Look through the data below and extract, unchanged, the lines from the one that contains "pb[CUR__][t_][u_][i_ + 1]" to the one that contains "constexpr bool FIRST__", both included.

Collected data:
##############################
#define HUPR_SB() __builtin_amdgcn_sched_barrier(0)
#define HUPR_PVM(T_, U_, CT_)                                                                                              \
    if (!(FIRST__)) o[CT_] = __builtin_amdgcn_mfma_f32_32x32x16_bf16(vf[T_][U_][CT_], pb[NXT__][T_][U_], o[CT_], 0, 0, 0);
#define HUPR_SM(KS_, T_)                                                                                                   \
    if (!(LAST__)) {                                                                                        \
        asm volatile("" : "+v"(kf[T_][KS_]));                                                                              \
        if ((KS_) == 0) st[NXT__][T_] = __builtin_amdgcn_mfma_f32_32x32x16_bf16(kf[T_][0], qf[0], QS ? negm16 : zero16, 0, 0, 0); \
        else st[NXT__][T_] = __builtin_amdgcn_mfma_f32_32x32x16_bf16(kf[T_][KS_], qf[KS_], st[NXT__][T_], 0, 0, 0);        \
        asm volatile("" : "+v"(kf[T_][KS_]));                                                                              \
    }
#define HUPR_M3(A_, B_, C_) fmaxf(fmaxf(A_, B_), C_)
#define HUPR_PAIR(P_)                                                                                                      \
    {                                                                                                                      \
        constexpr int t_ = (P_) >> 3, u_ = ((P_) >> 2) & 1, i_ = 2 * ((P_) & 3);                                           \
        v2fa s2_ = {st[CUR__][t_][8 * u_ + i_], st[CUR__][t_][8 * u_ + i_ + 1]};                                           \
        asm volatile("" : "+v"(s2_));                                                                                      \
        const v2fa e2_ = QS ? s2_ : __builtin_elementwise_fma(s2_, l2e2, nm2);                                             \
        const float p0_ = __builtin_amdgcn_exp2f(e2_.x);                                                         \
        const float p1_ = __builtin_amdgcn_exp2f(e2_.y);                                                         \
        sum2[(P_) & 1] += (v2fa){p0_, p1_};                                                                                \
        pb[CUR__][t_][u_][i_] = (__bf16)p0_;                                                                               \
        pb[CUR__][t_][u_][i_ + 1] = (__bf16)p1_;                                                                           \
        if (((P_) & 1) == 1) asm volatile("" : "+v"(sum2[0]), "+v"(sum2[1]));                                              \
    }
    const f32x16 zero16 = {0.f, 0.f, 0.f, 0.f, 0.f, 0.f, 0.f, 0.f, 0.f, 0.f, 0.f, 0.f, 0.f, 0.f, 0.f, 0.f};
#define HUPR_PP_TILE(CUR_, NXT_, FIRST_, LAST_)                                                                            \
    {                                                                                                                      \
        constexpr int CUR__ = CUR_, NXT__ = NXT_;                                                                          \
        constexpr bool FIRST__ = FIRST_, LAST__ = LAST_;                                                                   \
        HUPR_PP_STAMP()                                                                                                    \
        { HUPR_PP_ISSUE(j + kPPAhead) }                                                                           \
        if (!LAST__) { HUPR_PP_READ_K             ((j + 1) & (kPPRing - 1)) }                                             \
        HUPR_SB();                                                                                                         \
                          \
        const f32x16& s0_ = st[CUR__][0];                                                                                  \
        const f32x16& s1_ = st[CUR__][1];                                                                                  \
        float ma_, mb_, mc_, md_;                                                                                          \
        HUPR_PVM(0, 0, 0) ma_ = HUPR_M3(s0_[0], s0_[1], s0_[2]); mb_ = HUPR_M3(s0_[8], s0_[9], s0_[10]); HUPR_SB();        \
        HUPR_PVM(0, 0, 1) mc_ = HUPR_M3(s1_[0], s1_[1], s1_[2]); md_ = HUPR_M3(s1_[8], s1_[9], s1_[10]); HUPR_SB();        \
        HUPR_PVM(0, 1, 0) ma_ = HUPR_M3(ma_, s0_[3], s0_[4]); mb_ = HUPR_M3(mb_, s0_[11], s0_[12]); HUPR_SB();             \
        HUPR_PVM(0, 1, 1) mc_ = HUPR_M3(mc_, s1_[3], s1_[4]); md_ = HUPR_M3(md_, s1_[11], s1_[12]); HUPR_SB();             \
        HUPR_PVM(1, 0, 0) ma_ = HUPR_M3(ma_, s0_[5], s0_[6]); mb_ = HUPR_M3(mb_, s0_[13], s0_[14]); HUPR_SB();             \
        HUPR_PVM(1, 0, 1) mc_ = HUPR_M3(mc_, s1_[5], s1_[6]); md_ = HUPR_M3(md_, s1_[13], s1_[14]); HUPR_SB();             \
// ... 174 lines not shown
            HUPR_PP_FWD();
#undef HUPR_PP_FWD
            HUPR_LAUNCH_OK("hupr_k_attn_fwd_pp64");
            return HUPR_OK;
        }
    }
    if (plan_fwd(route) == HUPR_ATTN_FWD_SPLIT) {
        HUPR_REQUIRE(ws_bytes >= hupr_attn_fwd_split_ws_bytes(Bn, N, C), "%s: workspace too small", who);
        const long rows = (long)Bn * N;
        float* part_o = static_cast<float*>(ws);
        float* part_ml = part_o + (long)S * rows * C;
        grid.z = S;
        const dim3 cgrid((unsigned)((rows * (C / 4) + 255) / 256));
        hipStream_t s = as_stream(stream);
#define HUPR_ATTN_SPLIT(D_)                                                                                                \
        HUPR_LAUNCH((hupr_k_attn_fwd<D_, TI, true, QS>), grid, dim3(256), 0, s, K, Q, V, Vres, out, lse, N, ldk, ldq, o16, ld16, \
                           part_o, part_ml, AttnBatch());                                                                  \
        HUPR_LAUNCH((hupr_k_attn_combine<D_, QS>), cgrid, dim3(256), 0, s, part_o, part_ml, S, rows, Vres, out, lse, o16, ld16, AttnBatch());
        if (C == 64) { HUPR_ATTN_SPLIT(64) } else if (C == 128) { HUPR_ATTN_SPLIT(128) } else { HUPR_ATTN_SPLIT(256) }
#undef HUPR_ATTN_SPLIT
        HUPR_LAUNCH_OK("hupr_k_attn_fwd (split)");
        return HUPR_OK;
    }
    if (C == 64) HUPR_LAUNCH((hupr_k_attn_fwd<64, TI, false, QS>), grid, dim3(256), 0, as_stream(stream), K, Q, V, Vres, out, lse, N, ldk, ldq, o16, ld16, np, np, AttnBatch());
    else if (C == 128) HUPR_LAUNCH((hupr_k_attn_fwd<128, TI, false, QS>), grid, dim3(256), 0, as_stream(stream), K, Q, V, Vres, out, lse, N, ldk, ldq, o16, ld16, np, np, AttnBatch());
    else HUPR_LAUNCH((hupr_k_attn_fwd<256, TI, false, QS>), grid, dim3(256), 0, as_stream(stream), K, Q, V, Vres, out, lse, N, ldk, ldq, o16, ld16, np, np, AttnBatch());
    HUPR_LAUNCH_OK("hupr_k_attn_fwd");
    return HUPR_OK;
}

extern "C" int hupr_attn_fwd_bf16(const float* K, const float* Q, const float* V, float* out, float* lse, int Bn, int N, int C,
                                  int residual, hupr_stream_t stream) {
    return attn_fwd("hupr_attn_fwd_bf16", K, C, Q, C, V, residual ? V : nullptr, out, lse, nullptr, 0, Bn, N, C, stream);
}
extern "C" int hupr_attn_fwd_bf16in(const void* K, const void* Q, const void* V, const float* Vres, float* out, float* lse,
                                    int Bn, int N, int C, hupr_stream_t stream) {
    return attn_fwd("hupr_attn_fwd_bf16in", static_cast<const __bf16*>(K), C, static_cast<const __bf16*>(Q), C,
                    static_cast<const __bf16*>(V), Vres, out, lse, nullptr, 0, Bn, N, C, stream);
}
extern "C" int hupr_attn_fwd_bf16in_ld(const void* K, int ldk, const void* Q, int ldq, const void* V, const float* Vres,
                                       float* out, float* lse, void* out16, int ld16, int Bn, int N, int C,
                                       hupr_stream_t stream) {
    return attn_fwd("hupr_attn_fwd_bf16in_ld", static_cast<const __bf16*>(K), ldk, static_cast<const __bf16*>(Q), ldq,
                    static_cast<const __bf16*>(V), Vres, out, lse, out16, ld16, Bn, N, C, stream);
}
template <bool QS>
static int attn_fwd_batch(const char* who, const hupr_attn_item* items, int n_items, int ldk, int ldq, int ld16, int Bn, int N,
                          int C, void* ws, size_t ws_bytes, hupr_stream_t stream) {
    HUPR_REQUIRE(items && n_items >= 1 && n_items <= 4 && Bn > 0, "%s: bad argument", who);
    HUPR_REQUIRE(hupr_attn_flash_supported(N, C), "%s: unsupported shape N=%d C=%d", who, N, C);
    HUPR_REQUIRE(ldk >= C && ldq >= C && ldk % 8 == 0 && ldq % 8 == 0, "%s: bad row strides %d %d", who, ldk, ldq);
    const int route = attn_plan(Bn, N, C, ldk, true, ws != nullptr);
    HUPR_REQUIRE(route > 0, "%s: bad argument", who);
    const int S = plan_splits(route);
    bool any16 = false;
    for (int i = 0; i < n_items; ++i) {
        HUPR_REQUIRE(items[i].K && items[i].Q && items[i].V && items[i].out && items[i].lse, "%s: null pointer in item %d", who, i);
        any16 = any16 || items[i].out16;
    }
    HUPR_REQUIRE(!any16 || (ld16 >= C && ld16 % 4 == 0), "%s: bad bf16 output stride %d", who, ld16);
    if (plan_fwd(route) == HUPR_ATTN_FWD_PP64) {
        for (int i = 0; i < n_items; ++i) {
            const int rc = attn_fwd<__bf16, QS>(who, static_cast<const __bf16*>(items[i].K), ldk, static_cast<const __bf16*>(items[i].Q), ldq,
                                               static_cast<const __bf16*>(items[i].V), items[i].Vres, items[i].out, items[i].lse,
                                               items[i].out16, ld16, Bn, N, C, stream);
            if (rc) return rc;
        }
        return HUPR_OK;
    }
    HUPR_REQUIRE(S == 1 || ws_bytes >= (size_t)n_items * hupr_attn_fwd_split_ws_bytes(Bn, N, C), "%s: workspace too small", who);
    AttnBatch b = AttnBatch();
    b.n = n_items;
    b.splits = S;
    for (int i = 0; i < n_items; ++i) {
        b.K[i] = items[i].K; b.Q[i] = items[i].Q; b.V[i] = items[i].V; b.Vres[i] = items[i].Vres;
        b.out[i] = items[i].out; b.lse[i] = items[i].lse; b.out16[i] = static_cast<__bf16*>(items[i].out16);
    }
    if (plan_fwd(route) == HUPR_ATTN_FWD_ONE_PASS) {
        const dim3 g1(N / 128, Bn, n_items);
        hipStream_t s1 = as_stream(stream);
        const __bf16* const k0 = nullptr;
        float* const f0 = nullptr;
        __bf16* const h0 = nullptr;
        if (C == 64) HUPR_LAUNCH((hupr_k_attn_fwd<64, __bf16, false, QS>), g1, dim3(256), 0, s1, k0, k0, k0, f0, f0, f0, N, ldk, ldq, h0, ld16, f0, f0, b);
        else if (C == 128) HUPR_LAUNCH((hupr_k_attn_fwd<128, __bf16, false, QS>), g1, dim3(256), 0, s1, k0, k0, k0, f0, f0, f0, N, ldk, ldq, h0, ld16, f0, f0, b);
        else HUPR_LAUNCH((hupr_k_attn_fwd<256, __bf16, false, QS>), g1, dim3(256), 0, s1, k0, k0, k0, f0, f0, f0, N, ldk, ldq, h0, ld16, f0, f0, b);
        HUPR_LAUNCH_OK("hupr_k_attn_fwd (batch)");
        return HUPR_OK;
    }
    const long rows = (long)Bn * N;
    float* part_o = static_cast<float*>(ws);
    float* part_ml = part_o + (long)n_items * S * rows * C;
    const dim3 grid(N / 128, Bn, S * n_items);
    const dim3 cgrid((unsigned)((rows * (C / 4) + 255) / 256), n_items);
    hipStream_t s = as_stream(stream);
    typedef __bf16 TI;
    const TI* const nk = nullptr;
    float* const nf = nullptr;
    __bf16* const nh = nullptr;
#define HUPR_ATTN_BATCH(D_)                                                                                                          \
    HUPR_LAUNCH((hupr_k_attn_fwd<D_, TI, true, QS>), grid, dim3(256), 0, s, nk, nk, nk, nf, nf, nf, N, ldk, ldq, nh, ld16, part_o, part_ml, b); \
    HUPR_LAUNCH((hupr_k_attn_combine<D_, QS>), cgrid, dim3(256), 0, s, part_o, part_ml, S, rows, nf, nf, nf, nh, ld16, b);
    if (C == 64) { HUPR_ATTN_BATCH(64) } else if (C == 128) { HUPR_ATTN_BATCH(128) } else { HUPR_ATTN_BATCH(256) }
#undef HUPR_ATTN_BATCH
    HUPR_LAUNCH_OK("hupr_k_attn_fwd (split, batch)");
    return HUPR_OK;
}
extern "C" int hupr_attn_fwd_bf16in_ld_ws_batch(const hupr_attn_item* items, int n_items, int ldk, int ldq, int ld16, int Bn, int N,
                                                int C, void* ws, size_t ws_bytes, hupr_stream_t stream) {
    return attn_fwd_batch<false>("hupr_attn_fwd_bf16in_ld_ws_batch", items, n_items, ldk, ldq, ld16, Bn, N, C, ws, ws_bytes, stream);
}
extern "C" int hupr_attn_fwd_bf16in_ld_ws_batch_qs(const hupr_attn_item* items, int n_items, int ldk, int ldq, int ld16, int Bn, int N,
                                                   int C, void* ws, size_t ws_bytes, hupr_stream_t stream) {
    return attn_fwd_batch<true>("hupr_attn_fwd_bf16in_ld_ws_batch_qs", items, n_items, ldk, ldq, ld16, Bn, N, C, ws, ws_bytes, stream);
}

extern "C" int hupr_attn_fwd_bf16in_ld_ws(const void* K, int ldk, const void* Q, int ldq, const void* V, const float* Vres,
                                          float* out, float* lse, void* out16, int ld16, int Bn, int N, int C, void* ws,
                                          size_t ws_bytes, hupr_stream_t stream) {
    return attn_fwd("hupr_attn_fwd_bf16in_ld_ws", static_cast<const __bf16*>(K), ldk, static_cast<const __bf16*>(Q), ldq,
                    static_cast<const __bf16*>(V), Vres, out, lse, out16, ld16, Bn, N, C, stream, ws, ws_bytes);
}
extern "C" int hupr_attn_fwd_bf16in_ld_ws_qs(const void* K, int ldk, const void* Qs, int ldq, const void* V, const float* Vres,
                                             float* out, float* lse, void* out16, int ld16, int Bn, int N, int C, void* ws,
                                             size_t ws_bytes, hupr_stream_t stream) {
    return attn_fwd<__bf16, true>("hupr_attn_fwd_bf16in_ld_ws_qs", static_cast<const __bf16*>(K), ldk, static_cast<const __bf16*>(Qs), ldq,
                                  static_cast<const __bf16*>(V), Vres, out, lse, out16, ld16, Bn, N, C, stream, ws, ws_bytes);
}

template <typename TI, bool QS = false>
static int attn_bwd(const char* who, const TI* K, int ldk, const TI* Q, int ldq, const TI* V, const TI* dO, int lddo,
                    const float* V32, const float* out, const float* dout32, const float* lse, float* dK, int lddk, float* dQ,
                    int lddq, float* dV, int accumulate, float* Dq, int Bn, int N, int C, int residual, hupr_stream_t stream) {
    HUPR_REQUIRE(K && Q && V && dO && V32 && out && lse && dK && dQ && dV && Dq && Bn > 0, "%s: bad argument", who);
    HUPR_REQUIRE(dout32 || sizeof(TI) == 2, "%s: fp32 operands need the fp32 gradient", who);
    HUPR_REQUIRE(hupr_attn_flash_supported(N, C), "%s: unsupported shape N=%d C=%d", who, N, C);
    HUPR_REQUIRE(ldk >= C && ldq >= C && lddk >= C && lddq >= C && lddo >= C && ldk % 8 == 0 && ldq % 8 == 0 && lddo % 8 == 0 &&
                     lddk % 4 == 0 && lddq % 4 == 0,
                 "%s: bad row strides", who);
    HUPR_REQUIRE(!(residual && accumulate), "%s: accumulate is for the non-residual form", who);
    const int route = attn_plan(Bn, N, C, ldk, sizeof(TI) == 2, false);
    HUPR_REQUIRE(route > 0, "%s: bad argument", who);
    hipStream_t s = as_stream(stream);
    const long rows = (long)Bn * N;
    dim3 grid(N / 128, Bn);
    const float* add32 = residual ? dout32 : (accumulate ? dV : nullptr);
    const __bf16* add16 = (residual && !dout32) ? reinterpret_cast<const __bf16*>(dO) : nullptr;
    const dim3 pgrid((unsigned)((rows + 15) / 16));
    const int xmap = plan_xmap(route);
    const bool dkv512 = plan_dkv(route) == HUPR_ATTN_DKV512;
#define HUPR_ATTN_BWD(D_, NH_)                                                                                             \
    if (dout32) HUPR_LAUNCH((hupr_k_attn_prep<D_, float>), pgrid, dim3(256), 0, s, dout32, C, out, V32, Dq, rows, residual); \
    else HUPR_LAUNCH((hupr_k_attn_prep<D_, __bf16>), pgrid, dim3(256), 0, s, reinterpret_cast<const __bf16*>(dO), lddo, out, V32, Dq, rows, residual); \
    HUPR_LAUNCH((hupr_k_attn_bwd_dq<D_, TI, QS>), grid, dim3(256), 0, s, K, Q, V, dO, lse, Dq, dQ, N, ldk, ldq, lddq, lddo, xmap);  \
    if (dkv512)                                                                                                              \
        HUPR_LAUNCH(hupr_k_attn_bwd_dkv512<QS>, dim3(N / 256, Bn), dim3(512), 0, s, reinterpret_cast<const __bf16*>(K),       \
                           reinterpret_cast<const __bf16*>(Q), reinterpret_cast<const __bf16*>(V), reinterpret_cast<const __bf16*>(dO), \
                           add32, lse, Dq, dK, dV, N, ldk, ldq, lddk, lddo, add16, lddo, xmap);                                 \
    else                                                                                                                     \
        HUPR_LAUNCH((hupr_k_attn_bwd_dkv<D_, TI, NH_, QS>), dim3(N / 128, Bn, NH_), dim3(256), 0, s, K, Q, V, dO, add32, lse, Dq, \
                           dK, dV, N, ldk, ldq, lddk, lddo, add16, lddo, xmap);
    if (C == 64) { HUPR_ATTN_BWD(64, 1) } else if (C == 128) { HUPR_ATTN_BWD(128, 1) } else { HUPR_ATTN_BWD(256, 2) }
#undef HUPR_ATTN_BWD
    HUPR_LAUNCH_OK("hupr_k_attn_bwd");
    return HUPR_OK;
}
##############################
_Task solution_.
        pb[CUR__][t_][u_][i_ + 1] = (__bf16)p1_;                                                                           \
        if (((P_) & 1) == 1) asm volatile("" : "+v"(sum2[0]), "+v"(sum2[1]));                                              \
    }
    const f32x16 zero16 = {0.f, 0.f, 0.f, 0.f, 0.f, 0.f, 0.f, 0.f, 0.f, 0.f, 0.f, 0.f, 0.f, 0.f, 0.f, 0.f};
#define HUPR_PP_TILE(CUR_, NXT_, FIRST_, LAST_)                                                                            \
    {                                                                                                                      \
        constexpr int CUR__ = CUR_, NXT__ = NXT_;                                                                          \
        constexpr bool FIRST__ = FIRST_, LAST__ = LAST_;                                                                   \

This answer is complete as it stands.